Herald
- Cover of the May 2016 Herald
- Editor: Muhammad Badar Alam
- Former editors: Razia Bhatti
- Categories: Politics and current affairs
- Frequency: Monthly
- Circulation: ~ 1,000–9,999
- Founded: 1948 as Illustrated Weekly of Pakistan
- First issue: January 1970
- Final issue: 14 July 2019
- Company: Dawn Media Group
- Country: Pakistan
- Based in: Karachi
- Language: English
- Website: herald.dawn.com
- OCLC: 1589238

= Herald (Pakistan) =

Monthly magazine in Pakistan

The Herald was a politics and current affairs monthly magazine published by the Dawn Media Group in Karachi, Pakistan, from 1970 to 2019. The Herald was responsible for producing many large and breaking stories since its inception.

It was renamed from The Illustrated Weekly of Pakistan in January 1970, which was published from 1948–1969.

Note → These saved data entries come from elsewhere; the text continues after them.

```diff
diff --git a/ei-nexus_official_amd/csrc/extract.hip b/ei-nexus_official_amd/csrc/extract.hip
--- a/ei-nexus_official_amd/csrc/extract.hip
+++ b/ei-nexus_official_amd/csrc/extract.hip
@@ -246,11 +246,15 @@
     cur = out;
     first = 2;
   }
+  auto conv_layer = [&](const float* x, const einx_conv_desc& c, float* out, void* st) -> int {
+    if (einx_conv_strip16_ok(&c, B, h, w) == 1) return einx_conv_strip16(x, B, h, w, &c, out, st);
+    return einx_conv_block(x, B, h, w, 0, 0, h, w, &c, out, st);
+  };
   for (int i = first; i < nb; ++i) {
     const einx_conv_desc& c = e->backbone[i];
     float* out = (i + 1 < nb) ? wk.buf[i & 1] : o->feats;
     if (i == 0) rc = einx_conv_block(cur, B, H, W, pl.h0, pl.w0, pl.Hp, pl.Wp, &c, out, stream);
-    else rc = einx_conv_block(cur, B, h, w, 0, 0, h, w, &c, out, stream);
+    else rc = conv_layer(cur, c, out, stream);
     if (rc) return rc;
     if (c.pool) {
       h /= 2;
@@ -262,7 +266,7 @@
     const float* x = o->feats;
     for (size_t i = 0; i < L.size(); ++i) {
       float* out = (i + 1 < L.size()) ? scratch : final_out;
-      const int r = einx_conv_block(x, B, h, w, 0, 0, h, w, &L[i], out, st);
+      const int r = conv_layer(x, L[i], out, st);
       if (r) return r;
       x = out;
     }
diff --git a/include/einx.h b/include/einx.h
--- a/include/einx.h
+++ b/include/einx.h
@@ -53,6 +53,9 @@
 int einx_conv_first_two_fused_ok(const einx_conv_desc* d0, const einx_conv_desc* d1, int B, int H, int W);
 int einx_conv_first_two_fused(const float* in, int B, int Hs, int Ws, int h0, int w0, int H, int W, const einx_conv_desc* d0,
                               const einx_conv_desc* d1, float* out, void* stream);
+
+int einx_conv_strip16_ok(const einx_conv_desc* d, int B, int H, int W);
+int einx_conv_strip16(const float* in, int B, int H, int W, const einx_conv_desc* d, float* out, void* stream);
 
 const char* einx_conv_last_kernel(void);
 
```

It was Pakistan's most widely read monthly magazine, providing in-depth analyses, investigative reporting and extensive coverage of current affairs. The magazine enjoyed a wide circulation abroad, particularly among academics and Pakistani expatriate communities in the Middle East, United Kingdom and North America.

The "indomitable Razia Bhatti" was the magazine's first editor.

During General Zia's military dictatorship's tough press censorship, the magazine "maintained its independence with an unusual weapon — the blank space."

It stopped publication after its July 2019 issue, 20 issues short of 600, after nearly 50 years of publication.